# Burning smell Nissan Murano



## jcponzio (Feb 4, 2014)

There is a burning smell on our Nissan Murano 2007. It comes from under the hood on the passenger side. Checked the belts and fuse box and everything seems to be ok. Smell is like burning plastic. It occurs with A/C turned off or on. It seems to rule out A/C issues.

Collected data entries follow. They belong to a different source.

template <uint32_t F, int J>
__device__ __forceinline__ void ws_step(const ScoreArgs& a, WsSmem& sm, const WsAddr& ad, uint32_t parity, int stage0,
                                        uint32_t sad_acc, bool mine, int fi, int my_px, int lane, uint32_t zero,
                                        const LutView7& lut7, const Px16& prev, Px16& cur) {
    constexpr bool kHSV = (F & PSD_F_HSV) != 0;
    constexpr bool kSUM = (F & PSD_F_BGRSUM) != 0;
    constexpr bool kYH = (F & PSD_F_YHIST) != 0;
    constexpr bool kEDGE = (F & PSD_F_EDGES) != 0;
    if (kHSV) {
        if ((J & 1) == 0) {
            mbar_wait_hint_off<J * 8>(ad.full, parity);
            mbar_wait_hint_off<J * 8 + 8>(ad.full, parity);
        }
    } else {
        mbar_wait_hint_off<J * 8>(ad.full, parity);
    }
    uint32_t w[12];
    lds128_off<J * kWsStripBytes>(ad.ring, w[0], w[1], w[2], w[3]);
    lds128_off<J * kWsStripBytes + 16>(ad.ring, w[4], w[5], w[6], w[7]);
    lds128_off<J * kWsStripBytes + 32>(ad.ring, w[8], w[9], w[10], w[11]);
    if (kHSV) {
        hsv16_v7(w, cur, lut7);
        uint32_t sad_h = sad4_acc(cur.h[0], prev.h[0], zero), sad_s = sad4_acc(cur.s[0], prev.s[0], zero),
                 sad_v = sad4_acc(cur.v[0], prev.v[0], zero);
#pragma unroll
        for (int j = 1; j < 4; ++j) {
            sad_h = sad4_acc(cur.h[j], prev.h[j], sad_h);
            sad_s = sad4_acc(cur.s[j], prev.s[j], sad_s);
            sad_v = sad4_acc(cur.v[j], prev.v[j], sad_v);
        }
        red_shared_add_off<J * 512>(sad_acc, sad_h);
        red_shared_add_off<J * 512 + 128>(sad_acc, sad_s);
        red_shared_add_off<J * 512 + 256>(sad_acc, sad_v);
        if (kEDGE && mine) {
            uint8_t* vp = a.vplane + (int64_t)fi * a.n_pixels + my_px;
            if ((a.n_pixels & 15) == 0) {
                *reinterpret_cast<uint4*>(vp) = make_uint4(cur.v[0], cur.v[1], cur.v[2], cur.v[3]);
            } else {
                for (int p = 0; p < kPxPerThread; ++p) vp[p] = (uint8_t)(cur.v[p >> 2] >> ((p & 3) * 8));
            }
            const uint32_t vh = smem_u32(sm.vhist[stage0 + J]);
#pragma unroll
            for (int p = 0; p < kPxPerThread; ++p)
                red_shared_add_off<0>(__dp4a(cur.v[p >> 2], 4u << ((p & 3) * 8), vh), 1u);
        }
    }
    if (mine) {
        if (kSUM) {
            uint32_t bsum = 0;
#pragma unroll
            for (int j = 0; j < 12; ++j) bsum = __dp4a(w[j], 0x01010101u, bsum);
            red_shared_add_off<J * 512 + 384>(ad.acc, bsum);
        }
        if (kYH) {
            uint32_t* hist = sm.yhist[stage0 + J];
#define PSD_YH(i) atomicAdd(&hist[y_of_pixel<i>(w)], 1u);
            PSD_YH(0) PSD_YH(1) PSD_YH(2) PSD_YH(3) PSD_YH(4) PSD_YH(5) PSD_YH(6) PSD_YH(7)
            PSD_YH(8) PSD_YH(9) PSD_YH(10) PSD_YH(11) PSD_YH(12) PSD_YH(13) PSD_YH(14) PSD_YH(15)
#undef PSD_YH
        }
    }
    if (lane == 0) mbar_arrive_off<kWsStages * 8 + J * 8>(ad.full);
}

template <int J>
__device__ __forceinline__ void ws_null_step(const WsAddr& ad, uint32_t parity, int lane) {
    mbar_wait_hint_off<J * 8>(ad.full, parity);
    if (lane == 0) mbar_arrive_off<kWsStages * 8 + J * 8>(ad.full);
}

template <uint32_t F>
__global__ void __launch_bounds__(kWsThreads, 1) psd_score_ws_kernel(const ScoreArgs a) {
    extern __shared__ __align__(128) uint8_t smem_raw[];
    WsSmem& sm = *reinterpret_cast<WsSmem*>(smem_raw);
    constexpr bool kHSV = (F & PSD_F_HSV) != 0;
    constexpr bool kSUM = (F & PSD_F_BGRSUM) != 0;
    constexpr bool kYH = (F & PSD_F_YHIST) != 0;
    constexpr bool kEDGE = (F & PSD_F_EDGES) != 0;
    constexpr int U = kWsUnroll;

    const int tid = threadIdx.x;
    const int lane = tid & 31;
    const int n_items = a.n_chunks * a.n_strips;

    for (int i = tid; i < kWsStages * 256; i += kWsThreads) {
        (&sm.yhist[0][0])[i] = 0;
        (&sm.vhist[0][0])[i] = 0;
    }
    for (int i = tid; i < kWsStages * 4 * 32; i += kWsThreads) {
        (&sm.accl[0][0][0])[i] = 0;
        (&sm.accl_sink[0][0][0])[i] = 0;
    }
    if (kHSV) lut_fill7(sm.lut, tid, kWsThreads);
    if (tid == 0) {
        for (int s = 0; s < kWsStages; ++s) {
            mbar_init(&sm.full[s], 1);
            mbar_init(&sm.empty[s], kWsConsumerWarps);
        }
        asm volatile("fence.mbarrier_init.release.cluster;" ::: "memory");
    }
    __syncthreads();

    if (tid >= kWsConsumers) {
        struct Cursor {
            int item, slot;
            WsItem w;
        };
        const int rs = (tid - kWsConsumers) >> 5;
        auto load = [&](Cursor& c) { if (c.item < n_items) c.w = ws_item(a, c.item); };
        auto advance = [&](Cursor& c) {
            c.slot += kWsStages;
            if (c.slot >= c.w.slots) { c.slot = rs; c.item += gridDim.x; load(c); }
        };
        auto issue = [&](Cursor& c) {
            if (lane == 0) {
                if (c.slot < c.w.walked) {
                    const int fi = c.w.f0 - 1 + c.w.it_begin + c.slot;
                    const uint8_t* src = (fi < 0 ? a.prev : a.frames + (int64_t)fi * a.frame_stride) + (int64_t)c.w.px0 * 3;
                    const uint32_t bytes = (uint32_t)c.w.valid_px * 3u;
                    mbar_expect_tx(&sm.full[rs], bytes);
                    bulk_g2s(sm.ring[rs], src, bytes, &sm.full[rs]);
                } else {
                    mbar_arrive_off<0>(smem_u32(&sm.full[rs]));
                }
            }
            advance(c);
        };
        Cursor ret{(int)blockIdx.x, rs, {}};
        load(ret);
        Cursor iss = ret;
        issue(iss);
        uint32_t parity = 0;
        while (ret.item < n_items) {
            mbar_wait_hint(&sm.empty[rs], parity);
            const int it = ret.w.it_begin + ret.slot;
            const bool real = ret.slot < ret.w.walked;
            const bool own = real && it >= 1;
            const int fi = ret.w.f0 - 1 + it;
            uint32_t tot[4] = {0u, 0u, 0u, 0u};
            if (own && (kHSV || kSUM)) {
#pragma unroll
                for (int c = 0; c < 4; ++c) {
                    if ((c < 3 && kHSV) || (c == 3 && kSUM)) {
                        tot[c] = sm.accl[rs][c][lane];
                        sm.accl[rs][c][lane] = 0;
                    }
                }
            }
            if (own) {
                if (kYH) {
#pragma unroll
                    for (int b = lane; b < 256; b += 32) {
                        const uint32_t v = sm.yhist[rs][b];
                        if (v) { sm.yhist[rs][b] = 0; atomicAdd(&a.yhist[(int64_t)fi * 256 + b], v); }
                    }
                }
                if (kEDGE) {
#pragma unroll
                    for (int b = lane; b < 256; b += 32) {
                        const uint32_t v = sm.vhist[rs][b];
                        if (v) { sm.vhist[rs][b] = 0; atomicAdd(&a.vhist[(int64_t)fi * 256 + b], v); }
                    }
                }
                if (ret.item < a.n_chunks && lane == 0)
                    a.sums[fi].has_prev = (fi > 0 || a.prev != nullptr) ? 1ull : 0ull;
            }
            __syncwarp();
            if (iss.item < n_items) issue(iss);
            if (own && (kHSV || kSUM)) {
#pragma unroll
                for (int c = 0; c < 4; ++c) {
                    if ((c < 3 && !kHSV) || (c == 3 && !kSUM)) continue;
                    const uint32_t v = __reduce_add_sync(0xFFFFFFFFu, tot[c]);
                    if (lane == 0 && v)
                        atomicAdd(reinterpret_cast<unsigned long long*>(&a.sums[fi]) + (c < 3 ? c : 4),
                                  (unsigned long long)v);
                }
            }
            advance(ret);
            parity ^= 1u;
        }
        return;
    }

    const LutView7 lut7 = make_lut7(smem_u32(sm.lut), lane);
    const uint32_t zero = a.shift24 ^ 0x01000000u;
    const uint32_t ring0 = smem_u32(sm.ring[0]) + tid * 48;
    const uint32_t full0 = smem_u32(&sm.full[0]);
    const uint32_t accl0 = smem_u32(&sm.accl[0][0][lane]);
    const uint32_t sink0 = smem_u32(&sm.accl_sink[0][0][lane]);
    int stage0 = 0;
    uint32_t parity = 0;
    WsAddr ad{ring0, full0, 0u};
    auto next_body = [&](uint32_t acc0) {
        stage0 += U;
        if (stage0 == kWsStages) {
            stage0 = 0;
            parity ^= 1u;
            ad.ring = ring0; ad.full = full0; ad.acc = acc0;
        } else {
            ad.ring += U * kWsStripBytes; ad.full += U * 8; ad.acc += U * 512;
        }
    };
    for (int item = blockIdx.x; item < n_items; item += gridDim.x) {
        const WsItem wi = ws_item(a, item);
        const int my_px = wi.px0 + tid * kPxPerThread;
        const bool active = tid * kPxPerThread < wi.valid_px;
        const uint32_t acc0 = active ? accl0 : sink0;
        ad.acc = acc0 + stage0 * 512;
        Px16 P0, P1;
#pragma unroll
        for (int j = 0; j < 4; ++j) P0.h[j] = P0.s[j] = P0.v[j] = P1.h[j] = P1.s[j] = P1.v[j] = 0;
        const int n = wi.walked;
        const int fbase = wi.f0 - 1 + wi.it_begin;
        int k = 0;
        uint32_t acc_first = sink0 + stage0 * 512;
#pragma unroll 1
        for (; k + U <= n; k += U) {
            const bool first_mine = active && (wi.it_begin + k >= 1);
            ws_step<F, 0>(a, sm, ad, parity, stage0, acc_first, first_mine, fbase + k, my_px, lane, zero, lut7, P0, P1);
            ws_step<F, 1>(a, sm, ad, parity, stage0, ad.acc, active, fbase + k + 1, my_px, lane, zero, lut7, P1, P0);
            ws_step<F, 2>(a, sm, ad, parity, stage0, ad.acc, active, fbase + k + 2, my_px, lane, zero, lut7, P0, P1);
            ws_step<F, 3>(a, sm, ad, parity, stage0, ad.acc, active, fbase + k + 3, my_px, lane, zero, lut7, P1, P0);
            next_body(acc0);
            acc_first = ad.acc;
        }
        if (k < n) {
            const int r = n - k;
            ws_step<F, 0>(a, sm, ad, parity, stage0, acc_first, active && (wi.it_begin + k >= 1), fbase + k, my_px,
                              lane, zero, lut7, P0, P1);
            if (r > 1) ws_step<F, 1>(a, sm, ad, parity, stage0, ad.acc, active, fbase + k + 1, my_px, lane, zero, lut7, P1, P0);
            else ws_null_step<1>(ad, parity, lane);
            if (r > 2) ws_step<F, 2>(a, sm, ad, parity, stage0, ad.acc, active, fbase + k + 2, my_px, lane, zero, lut7, P0, P1);
            else ws_null_step<2>(ad, parity, lane);
            ws_null_step<3>(ad, parity, lane);
            next_body(acc0);
        }
    }
}

static int pick_chunks(int n_frames, int n_strips, int grid) {
    long long best_cost = -1;
    int best = 1;
    const int c_max = n_frames < 4096 ? n_frames : 4096;
    for (int c = 1; c <= c_max; ++c) {
        const int longest = (n_frames + c - 1) / c;
        if (longest < 8 && c > 1) break;
        const long long per_cta = ((long long)n_strips * c + grid - 1) / grid;
        const long long cost = per_cta * (longest + 1);
        if (best_cost < 0 || cost < best_cost) { best_cost = cost; best = c; }
    }
    return best;
}

template <uint32_t F>
static int launch_ws(ScoreArgs a, int n_ws_strips, cudaStream_t stream) {
    const int smem = (int)sizeof(WsSmem);
    static int sm_count = 0;
    if (sm_count == 0) {
        int dev = 0;
        PSD_CUDA(cudaGetDevice(&dev));
        PSD_CUDA(cudaDeviceGetAttribute(&sm_count, cudaDevAttrMultiProcessorCount, dev));
    }
    PSD_CUDA(cudaFuncSetAttribute(psd_score_ws_kernel<F>, cudaFuncAttributeMaxDynamicSharedMemorySize, smem));
    a.shift24 = 0x01000000u;
    a.features = F;
    a.n_strips = n_ws_strips;
    a.n_chunks = pick_chunks(a.n_frames, n_ws_strips, sm_count);
    if (a.n_chunks > a.n_frames) a.n_chunks = a.n_frames;
    const int64_t items = (int64_t)a.n_chunks * n_ws_strips;
    PSD_REQUIRE(items > 0 && items < 2147483647LL, "score work items out of range (%lld)", (long long)items);
    const int grid = (int)(items < sm_count ? items : sm_count);
    psd_score_ws_kernel<F><<<grid, kWsThreads, smem, stream>>>(a);
    PSD_CHECK_LAUNCH();
    count_launch();
    return PSD_OK;
}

Driving me cray, I would like to get some idea before taking it to a mechanic. Car drives perfectly fine.

Any idea?

JC Ponzio


----------



## Johnnydeepwell (Feb 4, 2014)

Does it smell like plastic burning rubber or oil? There maybe be two things. Oil cooler O-ring is going bad which right behind your oil filter behind the passenger side tire. Or very good possibility that your transfer case is leaking and your exhaust is right there. There is a TSB - technical service bulletin on transfer cases leaking on those.depending on the year and manufacture date. You would get a new transfer case or have your old one resealed. I have a 2009 murano in my bay right now with the same issue.


----------



## jcponzio (Feb 4, 2014)

Thanks for your response. Do you think that I would see oil on the floor when the car is parked in the garage if it is one of the two things that you mentionned? I'll check under the car tonight. Would you have the TSB #?

Thanks again


----------



## Outkast (Jan 29, 2006)

VERY common, look under the car at the resonator. you most likely ran over a bag and it is melted to the resonator. It'll take a while to melt away, but it will go away


----------